For the data below, give again exactly the lines from the one containing "const int prow = w4 * 8 + r8;" through the one containing "auto issue = [&](const", both ends included, and no others.

**Items from a data source**.
════════════════════

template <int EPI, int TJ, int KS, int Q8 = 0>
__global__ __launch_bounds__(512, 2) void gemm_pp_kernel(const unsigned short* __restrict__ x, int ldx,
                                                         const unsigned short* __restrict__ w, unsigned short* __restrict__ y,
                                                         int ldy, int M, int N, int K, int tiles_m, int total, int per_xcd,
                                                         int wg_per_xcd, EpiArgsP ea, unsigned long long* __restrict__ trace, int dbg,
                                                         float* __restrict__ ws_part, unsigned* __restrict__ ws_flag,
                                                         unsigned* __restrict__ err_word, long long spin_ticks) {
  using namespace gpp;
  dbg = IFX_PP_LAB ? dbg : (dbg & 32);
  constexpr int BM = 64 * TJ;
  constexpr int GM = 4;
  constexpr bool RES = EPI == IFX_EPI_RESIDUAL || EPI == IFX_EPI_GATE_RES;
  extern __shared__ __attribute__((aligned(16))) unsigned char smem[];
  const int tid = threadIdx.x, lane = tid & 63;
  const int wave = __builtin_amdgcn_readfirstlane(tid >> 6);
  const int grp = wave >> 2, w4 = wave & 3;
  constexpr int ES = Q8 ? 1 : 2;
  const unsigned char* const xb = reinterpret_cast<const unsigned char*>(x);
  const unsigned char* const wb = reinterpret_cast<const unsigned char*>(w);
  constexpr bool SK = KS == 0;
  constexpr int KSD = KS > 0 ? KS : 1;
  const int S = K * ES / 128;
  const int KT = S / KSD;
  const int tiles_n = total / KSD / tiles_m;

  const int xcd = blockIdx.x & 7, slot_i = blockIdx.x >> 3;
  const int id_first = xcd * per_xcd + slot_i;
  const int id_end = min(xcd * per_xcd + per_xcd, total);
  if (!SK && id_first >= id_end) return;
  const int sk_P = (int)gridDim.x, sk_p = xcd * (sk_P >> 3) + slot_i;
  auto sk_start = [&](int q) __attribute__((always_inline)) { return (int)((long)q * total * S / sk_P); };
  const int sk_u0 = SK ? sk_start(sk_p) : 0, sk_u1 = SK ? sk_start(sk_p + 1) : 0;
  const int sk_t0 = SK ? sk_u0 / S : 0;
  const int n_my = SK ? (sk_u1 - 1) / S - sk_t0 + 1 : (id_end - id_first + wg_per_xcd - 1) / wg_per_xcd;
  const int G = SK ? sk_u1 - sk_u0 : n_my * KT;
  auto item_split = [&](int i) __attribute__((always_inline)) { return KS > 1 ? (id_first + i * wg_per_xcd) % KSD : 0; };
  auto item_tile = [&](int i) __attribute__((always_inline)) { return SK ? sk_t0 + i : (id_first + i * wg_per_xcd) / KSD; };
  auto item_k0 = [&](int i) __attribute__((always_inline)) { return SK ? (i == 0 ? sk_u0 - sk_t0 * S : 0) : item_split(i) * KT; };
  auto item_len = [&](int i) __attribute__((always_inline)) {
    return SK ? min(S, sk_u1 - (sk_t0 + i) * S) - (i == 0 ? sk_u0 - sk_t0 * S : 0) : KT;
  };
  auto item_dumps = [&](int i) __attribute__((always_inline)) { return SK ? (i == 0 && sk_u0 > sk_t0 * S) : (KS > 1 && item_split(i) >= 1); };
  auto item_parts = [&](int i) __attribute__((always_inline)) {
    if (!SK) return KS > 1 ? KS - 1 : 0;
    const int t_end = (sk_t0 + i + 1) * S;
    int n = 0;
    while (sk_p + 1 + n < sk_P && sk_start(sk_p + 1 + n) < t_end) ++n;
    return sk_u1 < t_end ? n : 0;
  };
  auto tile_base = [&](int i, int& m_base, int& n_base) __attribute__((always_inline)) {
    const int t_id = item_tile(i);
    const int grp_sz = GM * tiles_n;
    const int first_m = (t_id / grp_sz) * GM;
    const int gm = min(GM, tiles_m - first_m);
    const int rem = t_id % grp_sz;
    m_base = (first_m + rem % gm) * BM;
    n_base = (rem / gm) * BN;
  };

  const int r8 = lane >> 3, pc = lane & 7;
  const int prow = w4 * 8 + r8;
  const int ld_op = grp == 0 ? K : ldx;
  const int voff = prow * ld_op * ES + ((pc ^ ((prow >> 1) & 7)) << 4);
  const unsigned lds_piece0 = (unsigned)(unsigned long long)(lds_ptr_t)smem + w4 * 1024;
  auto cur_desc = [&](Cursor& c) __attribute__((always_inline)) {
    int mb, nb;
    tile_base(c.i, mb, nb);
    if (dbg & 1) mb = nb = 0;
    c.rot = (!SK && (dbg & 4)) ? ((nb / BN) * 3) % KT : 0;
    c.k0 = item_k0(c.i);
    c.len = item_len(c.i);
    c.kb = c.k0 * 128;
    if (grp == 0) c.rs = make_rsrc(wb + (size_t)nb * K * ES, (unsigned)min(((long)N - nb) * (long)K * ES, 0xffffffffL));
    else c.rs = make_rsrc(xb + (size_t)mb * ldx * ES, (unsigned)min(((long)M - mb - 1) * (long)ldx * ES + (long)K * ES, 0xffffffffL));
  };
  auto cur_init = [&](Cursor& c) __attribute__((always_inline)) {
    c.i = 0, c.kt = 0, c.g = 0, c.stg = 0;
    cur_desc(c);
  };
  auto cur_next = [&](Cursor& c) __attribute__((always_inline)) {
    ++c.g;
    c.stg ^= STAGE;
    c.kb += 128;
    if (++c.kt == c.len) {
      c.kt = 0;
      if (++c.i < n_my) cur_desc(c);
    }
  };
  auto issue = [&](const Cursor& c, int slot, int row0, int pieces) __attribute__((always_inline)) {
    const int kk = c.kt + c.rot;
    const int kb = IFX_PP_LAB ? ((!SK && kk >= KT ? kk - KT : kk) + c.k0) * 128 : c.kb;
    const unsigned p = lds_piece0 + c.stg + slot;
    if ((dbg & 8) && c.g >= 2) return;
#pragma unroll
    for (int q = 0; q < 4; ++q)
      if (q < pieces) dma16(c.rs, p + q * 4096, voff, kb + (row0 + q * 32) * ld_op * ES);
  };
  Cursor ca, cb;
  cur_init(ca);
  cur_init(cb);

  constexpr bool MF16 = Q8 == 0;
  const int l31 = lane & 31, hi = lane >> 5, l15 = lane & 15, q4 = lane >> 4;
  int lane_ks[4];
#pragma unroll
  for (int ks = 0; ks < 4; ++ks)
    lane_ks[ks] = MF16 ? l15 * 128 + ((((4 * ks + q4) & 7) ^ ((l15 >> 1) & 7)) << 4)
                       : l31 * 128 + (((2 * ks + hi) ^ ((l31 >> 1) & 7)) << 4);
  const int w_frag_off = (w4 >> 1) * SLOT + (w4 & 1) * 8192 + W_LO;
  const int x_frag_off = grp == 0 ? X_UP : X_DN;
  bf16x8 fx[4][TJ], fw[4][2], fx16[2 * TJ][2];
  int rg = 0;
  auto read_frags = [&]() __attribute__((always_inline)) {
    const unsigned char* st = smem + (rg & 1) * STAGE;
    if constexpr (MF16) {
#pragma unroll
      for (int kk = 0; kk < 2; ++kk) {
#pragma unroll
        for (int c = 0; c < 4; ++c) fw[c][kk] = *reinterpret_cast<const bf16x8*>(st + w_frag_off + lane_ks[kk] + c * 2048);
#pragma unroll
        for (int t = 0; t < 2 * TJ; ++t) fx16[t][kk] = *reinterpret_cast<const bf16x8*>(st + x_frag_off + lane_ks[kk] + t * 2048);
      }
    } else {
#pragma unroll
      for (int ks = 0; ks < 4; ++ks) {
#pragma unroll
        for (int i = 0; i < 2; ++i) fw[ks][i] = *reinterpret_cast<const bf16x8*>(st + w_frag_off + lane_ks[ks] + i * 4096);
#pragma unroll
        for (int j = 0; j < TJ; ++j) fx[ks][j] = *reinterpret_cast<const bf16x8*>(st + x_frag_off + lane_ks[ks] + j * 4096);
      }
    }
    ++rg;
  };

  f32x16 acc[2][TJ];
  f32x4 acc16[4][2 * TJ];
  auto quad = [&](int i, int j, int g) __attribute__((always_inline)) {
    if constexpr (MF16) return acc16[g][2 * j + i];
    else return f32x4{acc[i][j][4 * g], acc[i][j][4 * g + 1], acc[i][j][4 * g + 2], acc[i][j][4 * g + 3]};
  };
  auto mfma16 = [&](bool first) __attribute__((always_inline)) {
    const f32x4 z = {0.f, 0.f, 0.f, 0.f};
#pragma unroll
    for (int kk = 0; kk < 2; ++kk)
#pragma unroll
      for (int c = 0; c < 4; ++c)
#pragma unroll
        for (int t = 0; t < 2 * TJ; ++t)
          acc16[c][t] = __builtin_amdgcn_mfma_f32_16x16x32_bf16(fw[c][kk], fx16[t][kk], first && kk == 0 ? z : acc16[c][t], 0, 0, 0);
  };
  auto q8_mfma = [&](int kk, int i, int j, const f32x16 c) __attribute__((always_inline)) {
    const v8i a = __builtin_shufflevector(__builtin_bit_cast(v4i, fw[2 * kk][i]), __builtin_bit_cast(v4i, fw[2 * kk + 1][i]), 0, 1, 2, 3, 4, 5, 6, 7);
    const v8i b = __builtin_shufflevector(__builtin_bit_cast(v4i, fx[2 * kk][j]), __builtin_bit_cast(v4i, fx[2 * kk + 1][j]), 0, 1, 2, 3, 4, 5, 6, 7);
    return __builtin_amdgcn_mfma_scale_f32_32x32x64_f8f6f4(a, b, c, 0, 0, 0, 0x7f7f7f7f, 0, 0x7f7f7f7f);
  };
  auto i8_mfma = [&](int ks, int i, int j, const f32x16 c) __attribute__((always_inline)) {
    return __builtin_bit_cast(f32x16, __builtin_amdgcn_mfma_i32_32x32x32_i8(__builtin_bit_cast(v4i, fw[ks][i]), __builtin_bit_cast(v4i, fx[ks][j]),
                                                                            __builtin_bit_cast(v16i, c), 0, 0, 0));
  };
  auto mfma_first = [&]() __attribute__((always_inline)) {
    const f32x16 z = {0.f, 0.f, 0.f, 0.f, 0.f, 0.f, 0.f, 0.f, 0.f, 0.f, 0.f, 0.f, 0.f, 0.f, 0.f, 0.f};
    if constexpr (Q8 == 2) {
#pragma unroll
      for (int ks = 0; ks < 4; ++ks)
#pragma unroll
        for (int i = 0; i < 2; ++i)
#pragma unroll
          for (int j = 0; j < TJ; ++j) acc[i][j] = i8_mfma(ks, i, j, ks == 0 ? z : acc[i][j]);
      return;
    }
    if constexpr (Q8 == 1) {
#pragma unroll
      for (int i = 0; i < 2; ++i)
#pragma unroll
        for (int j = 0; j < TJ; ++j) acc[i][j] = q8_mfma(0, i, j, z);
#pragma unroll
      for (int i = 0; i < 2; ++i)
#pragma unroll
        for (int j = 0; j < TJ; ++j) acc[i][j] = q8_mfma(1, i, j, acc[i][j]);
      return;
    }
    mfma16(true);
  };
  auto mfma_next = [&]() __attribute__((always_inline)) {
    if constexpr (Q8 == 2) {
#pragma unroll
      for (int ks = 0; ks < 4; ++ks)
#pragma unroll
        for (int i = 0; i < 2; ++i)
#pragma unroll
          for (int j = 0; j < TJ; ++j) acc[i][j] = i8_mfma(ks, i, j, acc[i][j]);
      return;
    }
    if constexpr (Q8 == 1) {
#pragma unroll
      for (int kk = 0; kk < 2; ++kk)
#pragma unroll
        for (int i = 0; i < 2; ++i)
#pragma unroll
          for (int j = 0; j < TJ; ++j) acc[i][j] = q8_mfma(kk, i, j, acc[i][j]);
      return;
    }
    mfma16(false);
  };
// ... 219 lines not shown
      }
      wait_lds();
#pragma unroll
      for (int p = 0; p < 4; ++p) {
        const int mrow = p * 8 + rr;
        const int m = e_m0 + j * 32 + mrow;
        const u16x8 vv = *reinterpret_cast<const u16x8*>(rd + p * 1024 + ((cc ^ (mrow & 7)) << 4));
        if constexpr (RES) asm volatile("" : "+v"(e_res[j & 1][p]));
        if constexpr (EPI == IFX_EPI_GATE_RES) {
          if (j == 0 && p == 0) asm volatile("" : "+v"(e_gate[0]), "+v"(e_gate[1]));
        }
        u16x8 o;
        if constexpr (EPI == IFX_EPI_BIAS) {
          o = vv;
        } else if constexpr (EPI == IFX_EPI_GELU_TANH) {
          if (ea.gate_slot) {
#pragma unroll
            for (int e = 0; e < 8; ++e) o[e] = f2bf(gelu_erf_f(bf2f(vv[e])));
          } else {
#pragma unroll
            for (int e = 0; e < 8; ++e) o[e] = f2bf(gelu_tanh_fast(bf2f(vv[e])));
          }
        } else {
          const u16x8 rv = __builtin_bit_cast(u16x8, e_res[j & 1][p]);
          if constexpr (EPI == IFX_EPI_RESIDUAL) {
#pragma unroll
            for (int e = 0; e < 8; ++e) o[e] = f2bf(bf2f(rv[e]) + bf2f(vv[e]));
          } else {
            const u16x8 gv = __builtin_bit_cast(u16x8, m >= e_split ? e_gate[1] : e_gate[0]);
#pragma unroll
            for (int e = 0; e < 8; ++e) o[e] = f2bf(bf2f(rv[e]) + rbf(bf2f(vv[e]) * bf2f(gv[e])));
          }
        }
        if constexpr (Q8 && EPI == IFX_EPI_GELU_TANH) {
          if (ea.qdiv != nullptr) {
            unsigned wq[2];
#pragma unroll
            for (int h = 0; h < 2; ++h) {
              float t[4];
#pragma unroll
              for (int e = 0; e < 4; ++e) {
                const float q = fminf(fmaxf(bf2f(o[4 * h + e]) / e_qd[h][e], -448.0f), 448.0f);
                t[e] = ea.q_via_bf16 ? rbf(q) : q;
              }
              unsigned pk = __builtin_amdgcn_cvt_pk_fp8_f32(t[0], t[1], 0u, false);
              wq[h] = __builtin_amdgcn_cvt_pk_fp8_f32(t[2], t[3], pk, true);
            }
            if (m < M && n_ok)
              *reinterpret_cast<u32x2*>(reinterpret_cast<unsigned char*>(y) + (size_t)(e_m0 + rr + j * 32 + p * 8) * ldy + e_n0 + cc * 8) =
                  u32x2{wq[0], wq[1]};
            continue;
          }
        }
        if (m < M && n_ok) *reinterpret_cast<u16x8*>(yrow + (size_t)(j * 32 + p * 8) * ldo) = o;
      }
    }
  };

════════════════════

**EXERCISE ANSWER**.
  const int prow = w4 * 8 + r8;
  const int ld_op = grp == 0 ? K : ldx;
  const int voff = prow * ld_op * ES + ((pc ^ ((prow >> 1) & 7)) << 4);
  const unsigned lds_piece0 = (unsigned)(unsigned long long)(lds_ptr_t)smem + w4 * 1024;
  auto cur_desc = [&](Cursor& c) __attribute__((always_inline)) {
    int mb, nb;
    tile_base(c.i, mb, nb);
    if (dbg & 1) mb = nb = 0;
    c.rot = (!SK && (dbg & 4)) ? ((nb / BN) * 3) % KT : 0;
    c.k0 = item_k0(c.i);
    c.len = item_len(c.i);
    c.kb = c.k0 * 128;
    if (grp == 0) c.rs = make_rsrc(wb + (size_t)nb * K * ES, (unsigned)min(((long)N - nb) * (long)K * ES, 0xffffffffL));
    else c.rs = make_rsrc(xb + (size_t)mb * ldx * ES, (unsigned)min(((long)M - mb - 1) * (long)ldx * ES + (long)K * ES, 0xffffffffL));
  };
  auto cur_init = [&](Cursor& c) __attribute__((always_inline)) {
    c.i = 0, c.kt = 0, c.g = 0, c.stg = 0;
    cur_desc(c);
  };
  auto cur_next = [&](Cursor& c) __attribute__((always_inline)) {
    ++c.g;
    c.stg ^= STAGE;
    c.kb += 128;
    if (++c.kt == c.len) {
      c.kt = 0;
      if (++c.i < n_my) cur_desc(c);
    }
  };
  auto issue = [&](const Cursor& c, int slot, int row0, int pieces) __attribute__((always_inline)) {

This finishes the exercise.